Candidates include “fruits and vegetables, salt, pepper, oil, bread, pasta, menstrual napkins, or baby diapers”, but there is no fixed list. Posted goal? She guarantees that as long as inflation exceeds 1%, she will “return French money” and avoid “middle class poverty” to fight inflation. Underestimated state funding? € 3.5 billion or € 4 billion annually, depending on the candidate to fund this tax gesture by imposing an additional fee on certain listed companies.

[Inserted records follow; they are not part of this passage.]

template <int B, int NR, bool L0, bool TOP, int NW, bool ASM = false>
__global__ __launch_bounds__(NW * 64, (NW == 4 && B <= 24 && NR == 3 ? 2 : 1)) void k_bcr_reduce(

    int nb, int nred, int n, const int *__restrict__ sl_off, const int *__restrict__ col, typename BcrL0Ptr<ASM>::d val,
    typename BcrL0Ptr<ASM>::d diag, typename BcrL0Ptr<ASM>::d4 rhs, const double *__restrict__ inD,
    const double *__restrict__ inR, const double *__restrict__ inXD, const double *__restrict__ inXR,
    const double *__restrict__ inXG, double *__restrict__ W, double *__restrict__ sepD, double *__restrict__ sepR,
    double *__restrict__ extD, double *__restrict__ extR, double *__restrict__ extG, double *__restrict__ xtop, int dbg,
    int nfar, const int *__restrict__ far_i, const int *__restrict__ far_j, int ext0, const int *__restrict__ bptr,
    const int *__restrict__ bghost, const double *__restrict__ bval, const int *__restrict__ ghost_extcol, int place,
    long long *__restrict__ stamps, double *__restrict__ Dinvg, double *__restrict__ topDinv, int *__restrict__ deadctr,
    int reg, BcrAsmArgs A) {
    constexpr int kRed = 16 * B * B + 9 * B * NR + 2, kAsm = ASM ? Asm0wLds<0, false>::doubles : 0;
    __shared__ double lds[kRed > kAsm ? kRed : kAsm];
    double(*sDG)[B * B] = reinterpret_cast<double(*)[B * B]>(lds);
    double(*sR)[B * NR] = reinterpret_cast<double(*)[B * NR]>(lds + 16 * B * B);
    double *sZ = lds + 16 * B * B + 9 * B * NR;
    if constexpr (ASM) {
        static_assert(L0 && NR == 3 && (8 * B) % 64 == 0, "a chunk's rows are whole slices");
        constexpr int SPC = 8 * B / 64;
#define IRH_BCR_ASM_SLICE(sl_)                                                                                           \
    asm0w_slice<0, false, NW * 64>(sl_, lds, n, A.m, A.mpad, sl_off, A.slot_eid, (const uint8_t *)nullptr, A.tile_e0, bptr, \
                                   A.beid, A.bflag, A.wsrc, A.er, val, A.excess, diag, A.idg, rhs, A.bval, 0,            \
                                   (const int *)nullptr, (double *)nullptr, (double *)nullptr, (double *)nullptr,        \
                                   (double *)nullptr)
        if ((int)blockIdx.x >= A.nch) {
            const int sl = A.nch * SPC + ((int)blockIdx.x - A.nch);
            if (sl < A.nsl) IRH_BCR_ASM_SLICE(sl);
            return;
        }
        for (int k = 0; k < SPC; k++) {
            const int sl = (int)blockIdx.x * SPC + k;
            if (sl >= A.nsl) break;
            IRH_BCR_ASM_SLICE(sl);
            __syncthreads();
        }
#undef IRH_BCR_ASM_SLICE
        __builtin_amdgcn_fence(__ATOMIC_RELEASE, "workgroup");
        __syncthreads();
        __builtin_amdgcn_fence(__ATOMIC_ACQUIRE, "workgroup");
    }
    bcr_reduce_body<B, NR, L0, TOP, NW, false>(blockIdx.x, sDG, sR, sZ, nb, nred, n, sl_off, col, val, diag, rhs, inD, inR, inXD, inXR,
                                               inXG, W, sepD, sepR, extD, extR, extG, xtop, dbg, nfar, far_i, far_j, ext0, bptr,
                                               bghost, bval, ghost_extcol, place, stamps, Dinvg, topDinv, deadctr, reg);
}

static BcrTopSched bcr_top_schedule(int n) {
    BcrTopSched T;
    memset(&T, 0, sizeof(T));
    T.n = n;
    std::vector<int> alive(n);
    for (int k = 0; k < n; k++) alive[k] = k;
    while (alive.size() > 1 && T.nr < kTopRounds) {
        const int r = T.nr++;
        std::vector<int> next;
        int ne = 0;
        for (size_t p = 0; p < alive.size(); p++) {
            if (p % 2 == 0 && ne < 4) {
                T.i[r][ne] = (signed char)alive[p];
                T.a[r][ne] = (signed char)(p > 0 ? alive[p - 1] : -1);
                T.c[r][ne] = (signed char)(p + 1 < alive.size() ? alive[p + 1] : -1);
                ne++;
            } else {
                next.push_back(alive[p]);
            }
        }
        T.ne[r] = (signed char)ne;
        alive.swap(next);
    }
    T.last = alive[0];
    return T;
}
static size_t bcr_top_lds(int B, int n) {
    return ((size_t)(2 * n - 1) * B * B + (size_t)2 * n * B * 3 + 2) * sizeof(double) + sizeof(BcrTopSched);
}

template <int B, int NW, bool COH>
__device__ __forceinline__ void bcr_top_body(double *smem, const BcrTopSched *__restrict__ Tg, const double *__restrict__ inD,
                                             const double *__restrict__ inR, const double *__restrict__ inXD,
                                             const double *__restrict__ inXR, const double *__restrict__ inXG,
                                             double *__restrict__ xout, int dbg, long long *__restrict__ stamps) {
    constexpr int NR = 3;
    typedef BcrDim<B, NR> Dm;
    constexpr int BB = B * B, XB = B * NR, NT_ = NW * 64;
    static_assert(NW == 8, "eight waves");
    const int n = Tg->n;
    double(*sD)[BB] = reinterpret_cast<double(*)[BB]>(smem);
    double(*sG)[BB] = sD + n;
    double(*sR)[XB] = reinterpret_cast<double(*)[XB]>(smem + (size_t)(2 * n - 1) * BB);
    double(*sX)[XB] = sR + n;
    double *sZ = &sX[n][0];
    BcrTopSched &T = *reinterpret_cast<BcrTopSched *>(sZ + 2);
    const int tid = threadIdx.x, lane = tid & 63;
    const int wave = __builtin_amdgcn_readfirstlane(tid >> 6);
    static_assert(sizeof(BcrTopSched) % 4 == 0, "copied by words");
    if (tid < (int)(sizeof(BcrTopSched) / 4)) reinterpret_cast<int *>(&T)[tid] = reinterpret_cast<const int *>(Tg)[tid];
    bcr_stamp(stamps, 0);
    {
        constexpr int U = 6;
        const int nD = n * BB, nG = (n - 1) * BB, nR = n * XB;
        for (int e0 = 0; e0 < nD; e0 += U * NT_) {
            double vd[U], vx[U], vg[U];
#pragma unroll
            for (int u = 0; u < U; u++) {
                const int e = e0 + tid + NT_ * u;
                vd[u] = e < nD ? bcr_ld<COH>(inD + e) : 0.0;
                vx[u] = e < nG ? bcr_ld<COH>(inXD + BB + e) : 0.0;
                vg[u] = e < nG ? bcr_ld<COH>(inXG + BB + e) : 0.0;
            }
#pragma unroll
            for (int u = 0; u < U; u++) {
                const int e = e0 + tid + NT_ * u;
                if (e < nD) (&sD[0][0])[e] = vd[u] + vx[u];
                if (e < nG) (&sG[0][0])[e] = vg[u];
            }
        }
        for (int e = tid; e < nR; e += NT_) {
            const double vr = bcr_ld<COH>(inR + e);
            const double vy = e < nR - XB ? bcr_ld<COH>(inXR + XB + e) : 0.0;
            (&sR[0][0])[e] = vr + vy;
        }
        if (tid < 2) sZ[tid] = 0.0;
    }
    __syncthreads();
    bcr_stamp(stamps, 1);
    for (int r = 0; r < T.nr; r++) {
        const int ne = T.ne[r];
        if (wave < ne && !(dbg & 1)) bcr_invert<B>(sD[T.i[r][wave]], lane);
        __syncthreads();
        bcr_stamp(stamps, 2 + 2 * r);
        auto products = [&](auto wpe_tag) {
            constexpr int WPE = decltype(wpe_tag)::value;
            const int e = wave / WPE, part0 = wave - e * WPE;
            const int part = WPE == 2 ? (part0 ^ ((e >> 1) & 1)) : part0;
            const bool active = e < ne;
            const int i = active ? T.i[r][e] : 0, a = active ? T.a[r][e] : -1, c = active ? T.c[r][e] : -1;
            const bool hasP = a >= 0, hasQ = c >= 0;
            BcrElim<B, NR, 2> E;
            v4d out[Dm::MT][2];
            if (active && !(dbg & 2))
                E.template phase1<WPE>(part, sD[i], hasP ? sG[a] : sZ, hasP, hasQ ? sG[i] : sZ, sR[i], hasQ ? sD[c] : sD[i],
                                       hasQ ? sR[c] : sR[i], (double *)nullptr, sZ, lane, hasQ);
            __syncthreads();
            if (active && hasP && !(dbg & 4)) E.template phase2_mul<WPE>(part, sG[a], out, lane);
            if (active && !(dbg & 2)) E.template keep_w<WPE>(part, sD[i], hasQ ? sG[i] : sZ, hasQ, sR[i], lane);
            __syncthreads();
            if (active && hasP && !(dbg & 4)) E.template phase2_put<WPE>(part, out, sG[a], sD[a], false, sR[a], lane);
            __syncthreads();
        };
        if (ne > 2) products(std::integral_constant<int, 2>());
        else products(std::integral_constant<int, 4>());
        bcr_stamp(stamps, 3 + 2 * r);
    }
    const int last = T.last;
    if (wave == 0) {
        bcr_invert<B>(sD[last], lane);
        for (int o = lane; o < XB; o += 64) {
            const int k = o / NR, q = o - NR * k;
            double acc = 0.0;
            for (int cidx = 0; cidx < B; cidx++) acc += sD[last][k * B + cidx] * sR[last][cidx * NR + q];
            sX[last][o] = acc;
        }
    }
    __syncthreads();
    bcr_stamp(stamps, 14);
    {
        constexpr int UPB = B / 4, NCT = (2 * B + 15) / 16;
        const int lk = lane >> 4, lp = lane & 15;
        for (int r = T.nr - 1; r >= 0; r--) {
            const int ne = T.ne[r];
            for (int u = wave; u < ne * UPB; u += NW) {
                const int e = u / UPB, it = u - e * UPB;
                const int i = T.i[r][e], a = T.a[r][e], c = T.c[r][e];
                const double *xa = sX[a >= 0 ? a : 0], *xc = sX[c >= 0 ? c : 0];
                const int k = 4 * it + lk;
                double s0 = 0.0, s1 = 0.0, s2 = 0.0;
#pragma unroll
                for (int t = 0; t < NCT; t++) {
                    const int cidx = lp + 16 * t;
                    if (cidx < B) {
                        if (a >= 0) {
                            const double wv = sD[i][k * B + cidx];
                            s0 += wv * xa[cidx * 3 + 0];
                            s1 += wv * xa[cidx * 3 + 1];
                            s2 += wv * xa[cidx * 3 + 2];
                        }
                    } else if (cidx < 2 * B) {
                        if (c >= 0) {
                            const double wv = sG[i][k * B + cidx - B];
                            s0 += wv * xc[(cidx - B) * 3 + 0];
                            s1 += wv * xc[(cidx - B) * 3 + 1];
                            s2 += wv * xc[(cidx - B) * 3 + 2];
                        }
                    }
                }
                s0 = bcr_row16_sum(s0);
                s1 = bcr_row16_sum(s1);
                s2 = bcr_row16_sum(s2);
                if (lp == 0) {
                    sX[i][k * 3 + 0] = sR[i][k * 3 + 0] - s0;
                    sX[i][k * 3 + 1] = sR[i][k * 3 + 1] - s1;
                    sX[i][k * 3 + 2] = sR[i][k * 3 + 2] - s2;
                }
            }
            __syncthreads();
        }
    }
    for (int e = tid; e < n * XB; e += NT_) xout[e] = (&sX[0][0])[e];
    bcr_stamp(stamps, 15);
}

template <int B>
__global__ __launch_bounds__(512, 1) void k_bcr_top(const BcrTopSched *__restrict__ T, const double *__restrict__ inD, const double *__restrict__ inR,
                                                    const double *__restrict__ inXD, const double *__restrict__ inXR,
                                                    const double *__restrict__ inXG, double *__restrict__ xout, int dbg,
                                                    long long *__restrict__ stamps) {
    extern __shared__ __attribute__((aligned(16))) double top_smem[];
    bcr_top_body<B, 8, false>(top_smem, T, inD, inR, inXD, inXR, inXG, xout, dbg, stamps);
}

extern __shared__ __attribute__((aligned(16))) double up_smem[];
typedef IRH_GPTR(const BcrUpArgs) gp_args;
template <int B, bool TOP>
__device__ __noinline__ void bcr_up_chunk(gp_args A, int i, int dbg, long long *stl) {
    constexpr int NR = 3;
    IRH_GPTR(const BcrUpLevel) L = &A->lev[i];
    double(*sDG)[B * B] = reinterpret_cast<double(*)[B * B]>(up_smem);
    double(*sR)[B * NR] = reinterpret_cast<double(*)[B * NR]>(up_smem + 16 * B * B);
    double *sZ = up_smem + 16 * B * B + 9 * B * NR;
    bcr_reduce_body<B, NR, false, TOP, 8, true>(
        blockIdx.x, sDG, sR, sZ, L->nb, L->nred, A->n, (const int *)A->sl_off, (const int *)A->col, (const double *)A->val,
        (const double *)A->diag, (const double4 *)A->rhs, (const double *)L->inD, (const double *)L->inR, (const double *)L->inXD,
        (const double *)L->inXR, (const double *)L->inXG, (double *)L->W, (double *)L->sepD, (double *)L->sepR, (double *)L->extD,
        (double *)L->extR, (double *)L->extG, (double *)A->xtop, dbg, 0, (const int *)nullptr, (const int *)nullptr, 0, (const int *)nullptr, (const int *)nullptr,
        (const double *)nullptr, (const int *)nullptr, 0, stl ? stl - (size_t)blockIdx.x * 16 : nullptr, (double *)nullptr,
        (double *)nullptr, (int *)nullptr, 0);
}
template <int B>
__device__ __noinline__ void bcr_up_top(gp_args A, int i, int dbg, long long *stl) {
    IRH_GPTR(const BcrUpLevel) L = &A->lev[i];
    bcr_top_body<B, 8, true>(up_smem, (const BcrTopSched *)&A->top, (const double *)L->inD, (const double *)L->inR,
                             (const double *)L->inXD, (const double *)L->inXR, (const double *)L->inXG, (double *)A->xtop_all, dbg,
                             stl ? stl - (size_t)blockIdx.x * 16 : nullptr);
}
template <int B>
__global__ __launch_bounds__(512, 1) void k_bcr_reduce_up(const BcrUpArgs *__restrict__ Ap, unsigned gen, int dbg,
                                                          long long *__restrict__ stamps) {
    constexpr int NR = 3;
    __shared__ int s_ok;
    const gp_args Ag = (gp_args)Ap;
    const BcrUpArgs &A = *Ap;
    const int wg = blockIdx.x;
    const int nl = A.nl;
    bool fine = true;
    for (int i = 0; i < nl; i++) {
        if (wg >= A.lev[i].nch) break;
        long long *stl = stamps && wg == (dbg >> 8) ? stamps + 32 * i : nullptr;
        if (stl && threadIdx.x == 0) stl[16] = (long long)__builtin_readcyclecounter();
        if (stl && (threadIdx.x & 63) == 0) stl[20 + (threadIdx.x >> 6)] = 0x10000 + (long long)__builtin_amdgcn_s_getreg((4 << 0) | (0 << 6) | (31 << 11));
        if (i > 0) {
            if (threadIdx.x == 0) {
                const unsigned target = gen * (unsigned)A.lev[i - 1].nch;
                int good = 0;
                for (int spin = 0; spin < (1 << 21); spin++) {
                    if ((int)(__hip_atomic_load((const unsigned *)A.cnt + (i - 1), __ATOMIC_RELAXED, __HIP_MEMORY_SCOPE_AGENT) - target) >= 0) {
                        good = 1;
                        break;
                    }
                    __builtin_amdgcn_s_sleep(2);
                }
                if (!good) __hip_atomic_store((int *)A.fail, 1, __ATOMIC_RELAXED, __HIP_MEMORY_SCOPE_AGENT);
                s_ok = good;
            }
            __syncthreads();
            fine = fine && s_ok != 0;
        }
        if (stl && threadIdx.x == 0) stl[17] = (long long)__builtin_readcyclecounter();
        if (i == nl - 1) {
            const bool bad = !fine || __hip_atomic_load((const int *)A.fail, __ATOMIC_RELAXED, __HIP_MEMORY_SCOPE_AGENT) != 0;
            if (A.top16) {
                if (!bad) bcr_up_top<B>(Ag, i, dbg, stl);
                else
                    for (int e = threadIdx.x; e < A.top.n * B * NR; e += 512) A.xtop_all[e] = __builtin_nan("");
            } else {
                if (!bad) bcr_up_chunk<B, true>(Ag, i, dbg, stl);
                else
                    for (int e = threadIdx.x; e < B * NR; e += 512) A.xtop[e] = __builtin_nan("");
            }
        } else {
            if (fine) bcr_up_chunk<B, false>(Ag, i, dbg, stl);
            if (stl && threadIdx.x == 0) stl[18] = (long long)__builtin_readcyclecounter();
            __builtin_amdgcn_s_waitcnt(0);
            __syncthreads();
            if (threadIdx.x == 0) __hip_atomic_fetch_add((unsigned *)A.cnt + i, 1u, __ATOMIC_RELAXED, __HIP_MEMORY_SCOPE_AGENT);
            if (stl && threadIdx.x == 0) stl[19] = (long long)__builtin_readcyclecounter();
        }
    }
}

The proposal submitted shortly before the first round was requested by many Yellow Vests during the 2019 Great Debate. JDD, Calculated 11 billion and measurements for only 50 products. “Reducing VAT on baby diapers saves consumers at most 3 cents per pack, but it costs $ 240 million in finances,” he added.

In the EU, it was banned from reducing VAT to less than 5% until the end of 2021 to avoid littering between member states, even for food. However, by the 27th of the four-year discussion, a new directive signed on April 5th has made it possible to set discount rates on certain products on an ad hoc basis. “The problem is that gasoline, fuel oil, or gas is not included in this new directive because it pollutes the product. The biggest beneficiaries will be the biggest pollutants,” said Eric Hayer. I am.

Economists said, “Producers lower prices not because they lower VAT. For homes and vulnerable businesses that have no choice, more restrictive or targeted measures are needed (.. .) 90% of VAT reductions in catering in 2009 went to restaurants and their employees’ pockets, not customers, “he claims. Here is a survey conducted by the Institute of Public Policy in 2018.

Independent company Asterès estimates that a zero rate of 100 basic necessities will have a relatively modest impact on the French portfolio. That means 13 euros a year, per household, or “purchasing power increased by 0.3%”. This measure once again favors the people who buy the most.

There are no taxes for people under the age of 30, right?

This is another major tax system advocated by Marine Le Pen. This means that all French people under the age of 30 are exempt from income tax and discourage them from leaving the country. Therefore, the wealthiest people and traders like Kylian Mbappe, who earn more than € 2 million a month at PSG, will benefit from this measure. There is another big problem, candidates run the risk of being challenged by the Constitutional Council in the name of the principle of equality before taxes between citizens.

This equality is neither real nor absolute (for example, only 43% of French pay income tax), but accusations are admitted only for “general interests”. According to constitutionalists, his measures will have a “big chance” to be challenged. And one of them, Jean-Philippe de Rossier, explains to us that a referendum, especially on this issue, will not solve anything other than creating a “constitutional government.” If she takes power and wins the June legislative election, the legislative and economic path of the RN candidate is promised to be pitted.